There are three stand-points from which Indian Architecture may be studied: Technical or Scientific, Aesthetic and Ethical. These have been described by Ruskin as the three virtues of

Architecture. For instance, if we study the Renaissance Architecture, we cannot but be struck by a sense of worldliness or pride pervading the structures, but for all that no one fails to see the design elaborated by a process of aesthetic reasoning. This reasoning is so simple that it appeals even to a casual observer.

A pessimist as a philosopher, a Hindu is not so as an artist. As an artist he spiritualises matter and thus embodies architectural idealism in different forms which never oppress the imagination by its solid reality.

The architecture of the ancient Hindus is pervaded by a spirit of earnestness and self-sacrifice, the temple being as it were an offering, a gift to the deity, the Istam enshrined in the sanctum and as such we notice a profusion of decoration condemned by Fergusson as "over-decorated ugliness,” a remark exemplifying the deadning effect of the idealisation of the principle of utility, for architecture is not construction, the beaver's art, but is according to Ruskin, "the art which so disposes and adorns the edifices raised by man, for whatsoever use, that the sight of these may contribute to his mental health, power and pleasure."
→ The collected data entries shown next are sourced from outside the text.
__device__ __forceinline__ float column_half_sum(const float *__restrict__ A, int lane)
{
    const int c = lane & 31, hh = lane >> 5;
    float s = 0.0f;
#pragma unroll 8
    for (int n = 0; n < 32; ++n) s += A[(hh * 32 + n) * 33 + c];
    return s;
}

__global__ __launch_bounds__(64 * kEncBwdWaves, 2) void encode_bwd_kernel(const float *__restrict__ x, int64_t x_stride,
                                                                          const int64_t *__restrict__ xcat, int64_t N,
                                                                          ENC_PARAMS, const float *__restrict__ gh,
                                                                          const float *__restrict__ hout,
                                                                          int64_t nodes_per_wave,
                                                                          float *__restrict__ partial)
{
    __shared__ float bufA[kEncBwdWaves][64 * 33];
    __shared__ float bufB[kEncBwdWaves][64 * 33];
    __shared__ int bufI[kEncBwdWaves][64];
    const int lane = threadIdx.x & 63, wv = __builtin_amdgcn_readfirstlane(threadIdx.x >> 6);
    float *A = bufA[wv], *Bm = bufB[wv];
    int *packed = bufI[wv];
    const int64_t wave = (int64_t)blockIdx.x * kEncBwdWaves + wv;
    const int64_t lo = wave * nodes_per_wave, hi = min(N, lo + nodes_per_wave);
    f32x16 acc[kEncTiles];
#pragma unroll
    for (int t = 0; t < kEncTiles; ++t)
#pragma unroll
        for (int e = 0; e < 16; ++e) acc[t][e] = 0.0f;
    float bias3 = 0.0f, bias21 = 0.0f;

    for (int64_t base = lo; base < hi; base += 64) {
        int zero = 0;
        asm volatile("" : "+s"(zero));
        const float *__restrict__ wc = Wc + zero, *__restrict__ wk = Wk + zero, *__restrict__ wa = Wa + zero,
                                  *__restrict__ pbc = bc + zero, *__restrict__ pbk = bk + zero;
        const int64_t i = base + lane;
        const bool live = i < hi;
        const int64_t ii = live ? i : (hi - 1);
        const float *row = x + ii * x_stride;
        float xc[8];
#pragma unroll
        for (int f = 0; f < 8; ++f) xc[f] = row[f];
        int ichg, ipdg, ipv;
        cat_indices(xcat, row, ii, ichg, ipdg, ipv);
// ... 128 lines not shown
{
    const int c = lane & 31, hh = lane >> 5;
    float s = 0.0f;
#pragma unroll 8
    for (int n = 0; n < 16; ++n) s += A[(hh * 16 + n) * 33 + c];
    return s;
}

struct EncBnBwd {
    const float *gamma, *mean, *invstd, *mean_g, *mean_gx;
};

template <bool BNB = false>
__global__ __launch_bounds__(64 * kEncBwdWaves, 2) void encode_bwd_mfma_kernel(const float *__restrict__ x, int64_t x_stride,
                                                                               const int64_t *__restrict__ xcat, int64_t N,
                                                                               ENC_PARAMS, const float *__restrict__ gh,
                                                                               const float *__restrict__ hout,
                                                                               int64_t ,
                                                                               float *__restrict__ partial,
                                                                               EncBnBwd bnb = EncBnBwd{})
{
    __shared__ float bufA[kEncBwdWaves][64 * 33];
    __shared__ float bufB[kEncBwdWaves][64 * 33];
    __shared__ int bufI[kEncBwdWaves][64];
    const int lane = threadIdx.x & 63, wv = __builtin_amdgcn_readfirstlane(threadIdx.x >> 6);
    const int r = lane & 31, hh = lane >> 5;
    float *A = bufA[wv], *Bm = bufB[wv];
    int *packed = bufI[wv];
    const int64_t wave = (int64_t)blockIdx.x * kEncBwdWaves + wv, nwaves = (int64_t)gridDim.x * kEncBwdWaves;
    const int64_t ntiles = (N + 31) / 32, hi = N;
    float w12[16], w3t[16], w12t[16], b12[16];
#pragma unroll
    for (int s = 0; s < 16; ++s) {
        const int f = (s & 3) + 8 * (s >> 2) + 4 * hh;
        {
            const float *src = r < 16 ? Wk + r * 24 + min(f, 23) : Wc + (r - 16) * 8 + max(f - 24, 0);
            const bool keep = r < 16 ? f < 24 : f >= 24;
            const float a = *src;
            w12[s] = keep ? a : 0.0f;
        }
        w3t[s] = Wa[f * 32 + r];
        {
            const float *src = f < 16 ? Wk + f * 24 + min(r, 23) : Wc + (f - 16) * 8 + max(r - 24, 0);
            const bool keep = f < 16 ? r < 24 : r >= 24;
            const float a = *src;
            w12t[s] = keep ? a : 0.0f;
        }
        const float *bsrc = f < 16 ? bk + f : bc + (f - 16);
        b12[s] = *bsrc;
    }
    f32x16 acc[kEncTiles];
#pragma unroll
    for (int t = 0; t < kEncTiles; ++t)
#pragma unroll
        for (int e = 0; e < 16; ++e) acc[t][e] = 0.0f;
    float bias3 = 0.0f, bias21 = 0.0f;

    struct Raw { float c[4]; long long k0, k1, k2; };
    auto load_raw = [&](const int64_t tile, Raw &q) __attribute__((always_inline)) {
        const int64_t nd = tile * 32 + r;
        const int64_t i = nd < N ? nd : N - 1;
        const float *row = x + i * x_stride;
#pragma unroll
        for (int u = 0; u < 4; ++u) q.c[u] = row[4 * hh + u];
        if (xcat) { q.k0 = xcat[i * 3 + 0]; q.k1 = xcat[i * 3 + 1]; q.k2 = xcat[i * 3 + 2]; }
        else { q.k0 = (long long)row[8]; q.k1 = (long long)row[9]; q.k2 = (long long)row[10]; }
    };
    auto load_tables = [&](const Raw &q, float (&in)[16], int &pk) __attribute__((always_inline)) {
        long long c = q.k0 < 0 ? -q.k0 : q.k0;
        const long long table[7] = {1, 2, 11, 13, 22, 130, 211};
#pragma unroll
        for (int t = 0; t < 7; ++t) c = (c == table[t]) ? (long long)t : c;
        const int ipdg = (int)min(max(c, 0ll), 6ll), ichg = (int)min(max(q.k1 + 1, 0ll), 2ll), ipv = (int)min(max(q.k2, 0ll), 7ll);
        pk = ichg | (ipdg << 2) | (ipv << 5);
        const float4 e0 = *reinterpret_cast<const float4 *>(Echg + ichg * 8 + 4 * hh);
        const float4 e1 = *reinterpret_cast<const float4 *>(Epdg + ipdg * 8 + 4 * hh);
        const float4 e2 = *reinterpret_cast<const float4 *>(Epv + ipv * 8 + 4 * hh);
        in[0] = e0.x; in[1] = e0.y; in[2] = e0.z; in[3] = e0.w; in[4] = e1.x; in[5] = e1.y; in[6] = e1.z; in[7] = e1.w;
        in[8] = e2.x; in[9] = e2.y; in[10] = e2.z; in[11] = e2.w;
#pragma unroll
        for (int u = 0; u < 4; ++u) in[12 + u] = q.c[u];
    };
    Raw raw;
    float in[16], nxt[16];
    int pk = 0, pk_nxt = 0;
    if (wave < ntiles) { load_raw(wave, raw); load_tables(raw, in, pk); }
    if (wave + nwaves < ntiles) load_raw(wave + nwaves, raw);
    for (int64_t tile = wave; tile < ntiles; tile += nwaves) {
        const int64_t node = tile * 32 + r;
        const bool live = node < hi;
        const int64_t ii = live ? node : (hi - 1);
        if (tile + nwaves < ntiles) load_tables(raw, nxt, pk_nxt);
        if (tile + 2 * nwaves < ntiles) load_raw(tile + 2 * nwaves, raw);
        if (hh == 0) packed[r] = pk;
        float gz[16];
        {
            const float4 *gp = reinterpret_cast<const float4 *>(gh + ii * 32 + 4 * hh);
            const float4 *hp = reinterpret_cast<const float4 *>(hout + ii * 32 + 4 * hh);
#pragma unroll
            for (int g = 0; g < 4; ++g) {
                float4 gv = gp[2 * g];
                const float4 hv = hp[2 * g];
                if constexpr (BNB) {
                    const int c0 = 8 * g + 4 * hh;
                    const float4 ga = *reinterpret_cast<const float4 *>(bnb.gamma + c0), mu = *reinterpret_cast<const float4 *>(bnb.mean + c0);
                    const float4 is = *reinterpret_cast<const float4 *>(bnb.invstd + c0), mg = *reinterpret_cast<const float4 *>(bnb.mean_g + c0);
                    const float4 mx = *reinterpret_cast<const float4 *>(bnb.mean_gx + c0);
                    gv = bn_bwd4(gv, hv, ga, mu, is, mg, mx);
                }
                const float gg[4] = {gv.x, gv.y, gv.z, gv.w}, hh4[4] = {hv.x, hv.y, hv.z, hv.w};
#pragma unroll
                for (int u = 0; u < 4; ++u) {
                    const float d = hh4[u] > 0.0f ? 1.0f : (hh4[u] + 1.0f);
                    gz[4 * g + u] = live ? gg[u] * d : 0.0f;
                }
            }
        }
        f32x16 c1;
#pragma unroll
        for (int e = 0; e < 16; ++e) c1[e] = b12[e];
#pragma unroll
        for (int s = 0; s < 16; ++s) c1 = __builtin_amdgcn_mfma_f32_32x32x2f32(w12[s], in[s], c1, 0, 0, 0);
        float joint[16];
#pragma unroll
        for (int e = 0; e < 16; ++e) joint[e] = elu(c1[e]);
#pragma unroll
        for (int e = 0; e < 16; ++e) {
            const int ch = (e & 3) + 8 * (e >> 2) + 4 * hh;
            A[r * 33 + ch] = gz[e];
            Bm[r * 33 + ch] = joint[e];
        }
        enc_lds_sync();
        tile_mma32(acc[0], A, Bm, lane);
        bias3 += column_half_sum32(A, lane);
        f32x16 c2;
#pragma unroll
        for (int e = 0; e < 16; ++e) c2[e] = 0.0f;
#pragma unroll
        for (int s = 0; s < 16; ++s) c2 = __builtin_amdgcn_mfma_f32_32x32x2f32(w3t[s], gz[s], c2, 0, 0, 0);
        float gj[16];
#pragma unroll
        for (int e = 0; e < 16; ++e) gj[e] = c2[e] * (joint[e] > 0.0f ? 1.0f : (joint[e] + 1.0f));
        enc_lds_sync();
#pragma unroll
        for (int e = 0; e < 16; ++e) {
            const int ch = (e & 3) + 8 * (e >> 2) + 4 * hh;
            A[r * 33 + ch] = gj[e];
            Bm[r * 33 + ch] = in[e];
        }
        enc_lds_sync();
        tile_mma32(acc[1], A, Bm, lane);
        bias21 += column_half_sum32(A, lane);
        f32x16 c3;
#pragma unroll
        for (int e = 0; e < 16; ++e) c3[e] = 0.0f;
#pragma unroll
        for (int s = 0; s < 16; ++s) c3 = __builtin_amdgcn_mfma_f32_32x32x2f32(w12t[s], gj[s], c3, 0, 0, 0);
        enc_lds_sync();
#pragma unroll
        for (int e = 0; e < 16; ++e) {
            const int ch = (e & 3) + 8 * (e >> 2) + 4 * hh;
            Bm[r * 33 + ch] = ch < 24 ? c3[e] : 0.0f;
        }
        enc_lds_sync();
        tile_mma_onehot32(acc[2], packed, Bm, lane);
        enc_lds_sync();
#pragma unroll
        for (int u = 0; u < 16; ++u) in[u] = nxt[u];
        pk = pk_nxt;
    }
    const int c = lane & 31;
    __syncthreads();
#pragma unroll
    for (int e = 0; e < 16; ++e) {
        const int rr = (e & 3) + 8 * (e >> 2) + 4 * hh;
        A[rr * 32 + c] = acc[0][e];
        A[1024 + rr * 32 + c] = acc[2][e];
        Bm[rr * 32 + c] = acc[1][e];
    }
    const float b3 = bias3 + __shfl_xor(bias3, 32), b21 = bias21 + __shfl_xor(bias21, 32);
    if (hh == 0) { Bm[1024 + c] = b3; Bm[1024 + 32 + c] = b21; }
    __syncthreads();
    float *out = partial + (int64_t)blockIdx.x * kEncPartial;
    for (int i = threadIdx.x; i < kEncPartial; i += 64 * kEncBwdWaves) {
        const float *src = i < 1024 ? &bufA[0][i] : i < 2048 ? &bufB[0][i - 1024] : i < 3072 ? &bufA[0][i - 1024]
                                                                                              : &bufB[0][i - 2048];
        float t = src[0];
#pragma unroll
        for (int w = 1; w < kEncBwdWaves; ++w) t += src[w * 64 * 33];
        out[i] = t;
    }
}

The structures of the present day illustrate a violation of this fundamental canon of architecture by allowing the constructive element to override the aesthetic side, indicating the nemesis of the decorative principle forming a vital part of ancient and medieval Indian Architecture.

However hampered by tradition or fettered by conventionality ancient Indian Architecture may be, we find evident and clear indications stamping it with originality, vigour and genius. Ours of the present day appears as one badly imitated, unsuited to the climate and the traditions of the past.